The Razer Blade series are actually high-end gaming laptops. Still, what better way to be sure that you can run resource-intensive animation software like Blender than with a machine specifically designed to provide excellent graphics performance?

The Blade 16 is actually highly customizable. Although we've recommended the model with a 16" screen here, you can actually specify up to 18 inches which may be suitable for more intricate animations.  

Perhaps one of the biggest draws for animators is that the Razer Blade 16 has a mini-LED display, which supports dual mode. In other words it can handle both 4K 120Hz (UHD+) and 1080p 240Hz (FHD) content natively. This means that any images, 3D renderings and models you pull up are going to be much clearer than an inferior display that would simply take 4K content and render it down to whatever resolution it supports. 

The refresh rate in particular is impressive, as usually you'd need to have a separate external monitor to benefit from this kind of graphics quality and speed. The only downside is that you need to use Razer's own proprietary app to switch between monitor modes, then reboot the laptop. 

The Razer Blade 16 can be customized with a variety of graphics cards - which is incredibly useful when you're running Blender. The specs we're recommending for animators is the one with a NVIDIA GeForce RTX 4090 card with 16GB of GDDR6 VRAM. High processing power is also assured by maxing out the DDR5 RAM to 32GB. 

Naturally powering a high-end graphics card is a drain on the battery. We found in our tests that it lasted around 5 hours between charges, leaving it well behind the MacBook Pro. On the plus side, there are multiple ways to charge the laptop given that you can also use the Thunderbolt or USB-C ports for charging alongside the official power supply.

If you do choose this model of Razer Blade 16, you also benefit from 2TB (2 x 1TB) NVMe SSDs, which offer much faster read/write speeds than the previous SATA models.
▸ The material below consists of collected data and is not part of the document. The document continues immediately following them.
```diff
@@ -1275,14 +1281,13 @@
         __builtin_amdgcn_s_waitcnt(0xC07F);
         refresh_gauss();
       }
-      }
     }
     lds_barrier();
     STAMP(6)
   }
 
   __syncthreads();
-  if (OWNER ? owner : half == 0) {
+  if (half == 0) {
   const TrainArgs* kw = ka;
   asm volatile("" : "+s"(kw));
   const TrainArgs& a = *kw;
@@ -1344,58 +1349,65 @@
   }
 }
 
-template <int NT1, bool DISC, int OBS, int NQ, bool PROF>
+template <int NT1, bool DISC, int OBS, int NQ, bool PROF, bool TAG>
 __global__ void __launch_bounds__(THH) ppo_train_halves_kernel(TrainArgs a, int packed) {
   int run = 0, j = (int)blockIdx.x;
   if (packed && !packed_slot(3 * NQ, 1, run, j)) return;
   const TrainArgs* const ka = (const TrainArgs*)__builtin_amdgcn_kernarg_segment_ptr();
   if constexpr (ICRL_HALVES_ROLE_SPEC && OBS == 18 && NQ == 4 && !DISC) {
     const int role = j % 3;
-    if (role == 0) ppo_train_halves_body<NT1, DISC, OBS, false, NQ, 0, PROF>(a, ka, j);
-    else if (role == 1) ppo_train_halves_body<NT1, DISC, OBS, false, NQ, 1, PROF>(a, ka, j);
-    else ppo_train_halves_body<NT1, DISC, OBS, false, NQ, 2, PROF>(a, ka, j);
+    if (role == 0) ppo_train_halves_body<NT1, DISC, OBS, false, NQ, 0, PROF, TAG>(a, ka, j);
+    else if (role == 1) ppo_train_halves_body<NT1, DISC, OBS, false, NQ, 1, PROF, TAG>(a, ka, j);
+    else ppo_train_halves_body<NT1, DISC, OBS, false, NQ, 2, PROF, TAG>(a, ka, j);
   } else {
-    ppo_train_halves_body<NT1, DISC, OBS, false, NQ, -1, PROF>(a, ka, j);
+    ppo_train_halves_body<NT1, DISC, OBS, false, NQ, -1, PROF, TAG>(a, ka, j);
   }
 }
 
-template <int NT1, bool DISC, int OBS, int NQ, bool PROF>
+template <int NT1, bool DISC, int OBS, int NQ, bool PROF, bool TAG>
 __global__ void __launch_bounds__(THH) ppo_train_halves_batch_kernel(const TrainArgs* __restrict__ runs, int n_runs, int packed) {
   int run = (int)blockIdx.y, j = (int)blockIdx.x;
   if (packed && !packed_slot(3 * NQ, n_runs, run, j)) return;
   const TrainArgs* const ka = as_global(runs + run);
-  ppo_train_halves_body<NT1, DISC, OBS, true, NQ, -1, PROF>(*ka, ka, j);
+  ppo_train_halves_body<NT1, DISC, OBS, true, NQ, -1, PROF, TAG>(*ka, ka, j);
 }
 
-template <int NT1, bool DISC, int OBS, int NQ, bool PROF>
+template <int NT1, bool DISC, int OBS, int NQ, bool PROF, bool TAG>
 static int launch_halves(const TrainArgs* one, const TrainArgs* d_args, int n_runs, hipStream_t s) {
   static_assert(SmemH<NT1>::TOTAL * sizeof(float) <= 160 * 1024, "LDS budget");
   if (one != nullptr) {
     TrainArgs arg = *one;
-    return launch_update_single(ppo_train_halves_kernel<NT1, DISC, OBS, NQ, PROF>, 3 * NQ, dim3(THH), 0, s, arg);
+    return launch_update_single(ppo_train_halves_kernel<NT1, DISC, OBS, NQ, PROF, TAG>, 3 * NQ, dim3(THH), 0, s, arg);
   }
   const int pg = packed_grid(3 * NQ, n_runs);
-  hipLaunchKernelGGL((ppo_train_halves_batch_kernel<NT1, DISC, OBS, NQ, PROF>), pg ? dim3(pg) : dim3(3 * NQ, n_runs), dim3(THH), 0, s, d_args, n_runs, pg ? 1 : 0);
+  hipLaunchKernelGGL((ppo_train_halves_batch_kernel<NT1, DISC, OBS, NQ, PROF, TAG>), pg ? dim3(pg) : dim3(3 * NQ, n_runs), dim3(THH), 0, s, d_args, n_runs, pg ? 1 : 0);
   return (int)hipGetLastError();
 }
 
+template <int NQ, bool PROF, bool TAG>
+static int dispatch_halves_t(const TrainArgs* one, const TrainArgs* d_args, int n_runs, int obs, bool discrete, hipStream_t s) {
+  if (!discrete && obs == 18) return launch_halves<2, false, 18, NQ, PROF, TAG>(one, d_args, n_runs, s);
+  if (discrete && obs == 1) return launch_halves<2, true, 1, NQ, PROF, TAG>(one, d_args, n_runs, s);
+  return discrete ? launch_halves<2, true, 0, NQ, PROF, TAG>(one, d_args, n_runs, s) : launch_halves<2, false, 0, NQ, PROF, TAG>(one, d_args, n_runs, s);
+}
 template <int NQ, bool PROF>
-static int dispatch_halves_p(const TrainArgs* one, const TrainArgs* d_args, int n_runs, int obs, bool discrete, hipStream_t s) {
-  if (!discrete && obs == 18) return launch_halves<2, false, 18, NQ, PROF>(one, d_args, n_runs, s);
-  if (discrete && obs == 1) return launch_halves<2, true, 1, NQ, PROF>(one, d_args, n_runs, s);
-  return discrete ? launch_halves<2, true, 0, NQ, PROF>(one, d_args, n_runs, s) : launch_halves<2, false, 0, NQ, PROF>(one, d_args, n_runs, s);
+static int dispatch_halves_p(const TrainArgs* one, const TrainArgs* d_args, int n_runs, int obs, bool discrete, bool tagged, hipStream_t s) {
+  if constexpr (NQ == 4) {
+    if (tagged) return dispatch_halves_t<NQ, PROF, true>(one, d_args, n_runs, obs, discrete, s);
+  }
+  return dispatch_halves_t<NQ, PROF, false>(one, d_args, n_runs, obs, discrete, s);
 }
 template <int NQ>
-static int dispatch_halves(const TrainArgs* one, const TrainArgs* d_args, int n_runs, int obs, bool discrete, bool prof, hipStream_t s) {
-  return prof ? dispatch_halves_p<NQ, true>(one, d_args, n_runs, obs, discrete, s) : dispatch_halves_p<NQ, false>(one, d_args, n_runs, obs, discrete, s);
+static int dispatch_halves(const TrainArgs* one, const TrainArgs* d_args, int n_runs, int obs, bool discrete, bool prof, bool tagged, hipStream_t s) {
+  return prof ? dispatch_halves_p<NQ, true>(one, d_args, n_runs, obs, discrete, tagged, s) : dispatch_halves_p<NQ, false>(one, d_args, n_runs, obs, discrete, tagged, s);
 }
 
-int launch_train_halves(const TrainArgs& a, bool discrete, int parts, hipStream_t s) {
+int launch_train_halves(const TrainArgs& a, bool discrete, int parts, bool tagged, hipStream_t s) {
   const bool prof = (a.hp._pad & 1) != 0;
-  return parts == 4 ? dispatch_halves<4>(&a, nullptr, 1, a.L.O, discrete, prof, s) : dispatch_halves<2>(&a, nullptr, 1, a.L.O, discrete, prof, s);
+  return parts == 4 ? dispatch_halves<4>(&a, nullptr, 1, a.L.O, discrete, prof, tagged, s) : dispatch_halves<2>(&a, nullptr, 1, a.L.O, discrete, prof, false, s);
 }
-int launch_train_halves_batch(const TrainArgs* d_args, int n_runs, int obs, bool discrete, int parts, bool prof, hipStream_t s) {
-  return parts == 4 ? dispatch_halves<4>(nullptr, d_args, n_runs, obs, discrete, prof, s) : dispatch_halves<2>(nullptr, d_args, n_runs, obs, discrete, prof, s);
+int launch_train_halves_batch(const TrainArgs* d_args, int n_runs, int obs, bool discrete, int parts, bool prof, bool tagged, hipStream_t s) {
+  return parts == 4 ? dispatch_halves<4>(nullptr, d_args, n_runs, obs, discrete, prof, tagged, s) : dispatch_halves<2>(nullptr, d_args, n_runs, obs, discrete, prof, false, s);
 }
 
 }
```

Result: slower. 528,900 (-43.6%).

This should be more than sufficient for months of animations - the fact that the drives are separate also means you can use one for loading the operating system and another for archiving older files, making your laptop tick over faster.
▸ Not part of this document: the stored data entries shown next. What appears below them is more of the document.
# luigifreda/pyslam

Measured on AMD Instinct MI355X. Metric: RGB-D frames/sec fused (640x480, 5 mm voxel TSDF), higher is better.
Workload: dtype f32; 1 GPU; synthetic_640x480_5mm: synthetic 640x480 RGB-D @ 30 Hz stream, 5 mm TSDF (sdf_trunc 0.04 m, depth_trunc 4 m), 64 posed frames per step resident in HBM, Open3D ScalableTSDFVolume semantics; mode=multi-frame sweep (hv_tsdf_integrate_batch), units_allocated=31946, parity_pinned=False, clock_ramp_steps=60, full=False, build_digest=135281701958bda57bf956d25b5e2e59f6e6b8a8ce9266cc3e6c719ccc494ef5

## Files before the change

pyslam_amd/csrc/hv_tsdf.hip:

```cpp
#include <algorithm>
#include <array>
#include <cmath>
#include <cstring>
#include <numeric>

#include "hv_tsdf_device.h"

__global__ __launch_bounds__(256) void k_tsdf_multiplier_table(HvFrameParams P, float *__restrict__ out) {
    const int i = blockIdx.x * blockDim.x + threadIdx.x;
    if (i >= P.H * P.W) return;
    out[i] = hv_multiplier(P, i % P.W, i / P.W);
}


__global__ __launch_bounds__(256) void k_tsdf_prep_touch(HvTable table, int32_t *__restrict__ stamp,
                                                          int32_t *__restrict__ list, int parity,
                                                          const void *__restrict__ depth_raw,
                                                          const uint8_t *__restrict__ rgb,
                                                          uint2 *__restrict__ frame_px, HvFrameParams P,
                                                          int n_touch_blocks) {
    const int64_t npx = (int64_t)P.H * P.W;
    if ((int)blockIdx.x >= n_touch_blocks) {
        const int64_t i = (int64_t)((int)blockIdx.x - n_touch_blocks) * blockDim.x + threadIdx.x;
        if (i >= npx) return;
// ... 69 lines not shown

template <int ZB>
__device__ __forceinline__ void hv_tsdf_slabs(const HvFrameParams &P, const uint2 *__restrict__ frame_px, char *__restrict__ unit, int wordb,
                                              float (&pc)[4][3], float inc0, float inc1, float inc2) {
    float tv[ZB][4];
    uint32_t cv[ZB][4];
    unsigned mask = 0;
    bool near_plane = false;
#pragma unroll
    for (int c = 0; c < 4; ++c) {
        const float e = pc[c][2] + (float)ZB * inc2;
        near_plane |= (int)(fminf(pc[c][2], e) < 0x1p-10f) & (int)(fmaxf(pc[c][2], e) > -0x1p-10f);
    }
    if (P.tiled || __any(near_plane)) {
#pragma unroll
        for (int zz = 0; zz < ZB; ++zz) {
#pragma unroll
            for (int c = 0; c < 4; ++c) {
                if (hv_tsdf_eval_fast<true, false>(P, frame_px, nullptr, pc[c][0], pc[c][1], pc[c][2], tv[zz][c], cv[zz][c]))
                    mask |= 1u << (zz * 4 + c);
                pc[c][0] += inc0;
                pc[c][1] += inc1;
                pc[c][2] += inc2;
            }
        }
    } else {
#pragma unroll
        for (int zz = 0; zz < ZB; ++zz) {
#pragma unroll
            for (int c = 0; c < 4; ++c) {
                if (hv_tsdf_eval_fast<false, false>(P, frame_px, nullptr, pc[c][0], pc[c][1], pc[c][2], tv[zz][c], cv[zz][c]))
                    mask |= 1u << (zz * 4 + c);
                pc[c][0] += inc0;
                pc[c][1] += inc1;
                pc[c][2] += inc2;
            }
        }
    }
    float4 vt[ZB];
    uint4 vw[ZB], vr[ZB], vg[ZB], vb[ZB];
#pragma unroll
    for (int zz = 0; zz < ZB; ++zz) {
        if ((mask >> (zz * 4)) & 15u) {
            const int q = (wordb + zz * HV_TSDF_RR) >> 2;
            vt[zz] = ((const float4 *)(unit + 0 * HV_TSDF_PLANE_BYTES))[q];
            vw[zz] = ((const uint4 *)(unit + 1 * HV_TSDF_PLANE_BYTES))[q];
            vr[zz] = ((const uint4 *)(unit + 2 * HV_TSDF_PLANE_BYTES))[q];
            vg[zz] = ((const uint4 *)(unit + 3 * HV_TSDF_PLANE_BYTES))[q];
            vb[zz] = ((const uint4 *)(unit + 4 * HV_TSDF_PLANE_BYTES))[q];
        }
    }
#pragma unroll
    for (int zz = 0; zz < ZB; ++zz) {
        const unsigned m = (mask >> (zz * 4)) & 15u;
        if (m) {
            hv_tsdf_apply(m & 1u, tv[zz][0], cv[zz][0], vt[zz].x, vw[zz].x, vr[zz].x, vg[zz].x, vb[zz].x);
            hv_tsdf_apply(m & 2u, tv[zz][1], cv[zz][1], vt[zz].y, vw[zz].y, vr[zz].y, vg[zz].y, vb[zz].y);
            hv_tsdf_apply(m & 4u, tv[zz][2], cv[zz][2], vt[zz].z, vw[zz].z, vr[zz].z, vg[zz].z, vb[zz].z);
            hv_tsdf_apply(m & 8u, tv[zz][3], cv[zz][3], vt[zz].w, vw[zz].w, vr[zz].w, vg[zz].w, vb[zz].w);
            const int q = (wordb + zz * HV_TSDF_RR) >> 2;
            ((float4 *)(unit + 0 * HV_TSDF_PLANE_BYTES))[q] = vt[zz];
            ((uint4 *)(unit + 1 * HV_TSDF_PLANE_BYTES))[q] = vw[zz];
            ((uint4 *)(unit + 2 * HV_TSDF_PLANE_BYTES))[q] = vr[zz];
            ((uint4 *)(unit + 3 * HV_TSDF_PLANE_BYTES))[q] = vg[zz];
            ((uint4 *)(unit + 4 * HV_TSDF_PLANE_BYTES))[q] = vb[zz];
        }
    }
}
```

The Razer Blade 16 weighs in at 5.40 lbs (2.45 kg), making it rather hefty compared to slimline ultrabooks and MacBook Pros. Still the aluminum chassis makes it sturdy enough to handle the kinds of bumps and scrapes you can encounter when you're not working in the sanctity of the studio.  

The standard configuration for this Razer Blade model comes with 32 GB of RAM. This can be upgraded up to 64 GB but no further, which may not be sufficient for very resource-intensive animation. 
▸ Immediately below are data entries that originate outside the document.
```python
class LnResModFn(torch.autograd.Function):

    @staticmethod
    def forward(ctx, x, gamma, beta, mod, geo):
        ctx.set_materialize_grads(False)
        ctx.rs_hint = getattr(x, '_fw_rs', None)
        rows, C = x.shape
        y = act_empty(rows, C, config.compute_dtype, x.device)
        mean, rstd = ops.layernorm_mod_fwd(x, gamma, beta, mod, geo[0], geo[1], geo[2], y)
        ctx.save_for_backward(x, gamma, mean, rstd)
        ctx.beta, ctx.mod, ctx.geo = beta, mod, geo
        return x.view_as(x), y

    @staticmethod
    def backward(ctx, dres, dy):
        x, gamma, mean, rstd = ctx.saved_tensors
        dg, rg = _grad_target(gamma)
        db, rb = _grad_target(ctx.beta)
        if dy is None:
            return dres, None, None, None, None
        dm, rm = _grad_target(ctx.mod)
        dy = aligned(dy)
# ... 10 lines not shown


def linear(x, weight, bias=None, residual=None, rowscale=None, rows_per_scale=1, x_pre=None, gelu_out=False, out_f32=False, fuse=None):
    y = LinearFn.apply(x, weight, bias, residual, rowscale, rows_per_scale, x_pre, gelu_out, out_f32, fuse)
    if residual is not None and y.requires_grad and (x.dtype != torch.float32 or rowscale is not None):
        y._fw_rs = (rowscale, rows_per_scale)
    return y


class QKVFn(torch.autograd.Function):

    @staticmethod
    def forward(ctx, x, wq, bq, wkv, bkv, fused):
        M, K = x.shape
        C = wq.shape[0]
        Cp = (C + 7) // 8 * 8
        buf = act_empty(M, Cp + 2 * C, x.dtype, x.device)
        if fused is not None and Cp == C:
            w3 = fused['sw'] if x.dtype == torch.bfloat16 and 'sw' in fused else (fused['w'] if x.dtype == torch.float32 else None)
        else:
            w3 = None
        ctx.cat = None
        if w3 is not None:
            ops.gemm(x, w3, M, 3 * C, K, out=buf[:, :3 * C], bias=fused['b'])
        elif Cp != C and bq is not None and bkv is not None:
            wc, bc = shadow_qkv(wq, bq, wkv, bkv)
            ops.gemm(x, wc, M, Cp + 2 * C, K, out=buf, bias=bc)
            ctx.cat = wc
        else:
            ops.gemm(x, shadow(wq), M, C, K, out=buf[:, :C], bias=bq)
            ops.gemm(x, shadow(wkv), M, 2 * C, K, out=buf[:, Cp:], bias=bkv)
        ctx.save_for_backward(x, wq, wkv)
        ctx.bq, ctx.bkv = bq, bkv
        ctx.fused = (fused, w3)
        return buf

    @staticmethod
    def backward(ctx, dbuf):
        x, wq, wkv = ctx.saved_tensors
        M, K = x.shape
        C = wq.shape[0]
        Cp = (C + 7) // 8 * 8
        dbuf = aligned(dbuf)
        fused, w3 = ctx.fused
        dx = act_empty(M, K, x.dtype, x.device)
        if w3 is not None and config.direct_grads and 'gw' in fused:
            ops.wgrad(dbuf[:, :3 * C], x, 3 * C, K, M, fused['gw'], fused['gb'], defer=True)
            ops.dgrad(dbuf[:, :3 * C], w3, M, K, 3 * C, dx)
            return dx, None, None, None, None, None
        dq, dkv = dbuf[:, :C], dbuf[:, Cp:]
        dwq, dbq = _wgrad(dq, x, C, K, M, wq, ctx.bq)
        dwkv, dbkv = _wgrad(dkv, x, 2 * C, K, M, wkv, ctx.bkv)
        if ctx.cat is not None and getattr(dbuf, '_fw_zero_pad', False):
            ops.gemm(dbuf, ctx.cat, M, K, Cp + 2 * C, w_trans=True, out=dx)
            return dx, dwq, dbq, dwkv, dbkv, None
        tmp = torch.empty((M, K), dtype=torch.float32, device=x.device)
        ops.gemm(dq, shadow(wq), M, K, C, w_trans=True, out=tmp)
        ops.gemm(dkv, shadow(wkv), M, K, 2 * C, w_trans=True, out=dx, residual=tmp)
        return dx, dwq, dbq, dwkv, dbkv, None


class WindowAttnFn(torch.autograd.Function):

    @staticmethod
    def forward(ctx, qkv, tables, coef, geo, tparam, dcoef_to):
        ctx.side = (tparam, dcoef_to)
        C, B, H, W, heads, L, mode, shift, lfs = geo
        D = C // heads
        Cp = (C + 7) // 8 * 8
        rows = qkv.shape[0]
        nkt = 1 if mode == 0 else L - 1
        out = act_empty(rows, C, qkv.dtype, qkv.device)
        lse = torch.empty((B * (H // 8) * (W // 8) * L * heads, 64), dtype=torch.float32, device=qkv.device)
        tab = ops._lfs.device_table(qkv.dtype, qkv.device) if lfs == 2 else None
        call('fw_attn_fwd', dt(qkv.dtype), D, nkt, lfs, qkv, qkv[:, Cp:], qkv[:, Cp + C:], qkv.stride(0), out, out.stride(0),
             lse, tables, coef, tab, B, H, W, heads, L, mode, shift, float(D) ** -0.5)
        ctx.save_for_backward(qkv, tables, coef, out, lse)
        ctx.geo = geo
        return out

    @staticmethod
# ... 530 lines not shown
```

The only major downside to choosing a high-end gaming laptop like the Razer Blade 16 is the price, as maxing out the specs can actually be more expensive than an Apple device. If you're happy with the series but are on a tighter budget, consider buying a lower spec model like the Razer 15

Read our full Razer Blade 16 (2023) review .

Best laptops for Blender: FAQs

What laptops are compatible with Blender?

The best way to be sure that your laptop will run Blender is to first check the company's minimum requirements by clicking here

Even if your laptop meets the requirements, it's worth getting a device that exceeds the minimum hardware requirements - this will ensure the resource-intensive animation app runs smoothly at all times. 

Can I use a low-spec laptop for Blender?

The laptops we've chosen here are the ones which support the recommended requirements for Blender, though as you've seen the minimum requirements are much more modest. Some lower-specced machines may run Blender, but the experience may not be as good. 

For more help, Blender maintains an excellent community page with links to their chatroom, subreddit. and more. If you're working to a budget, we're now tracking the best laptop for AutoCAD deals, too. 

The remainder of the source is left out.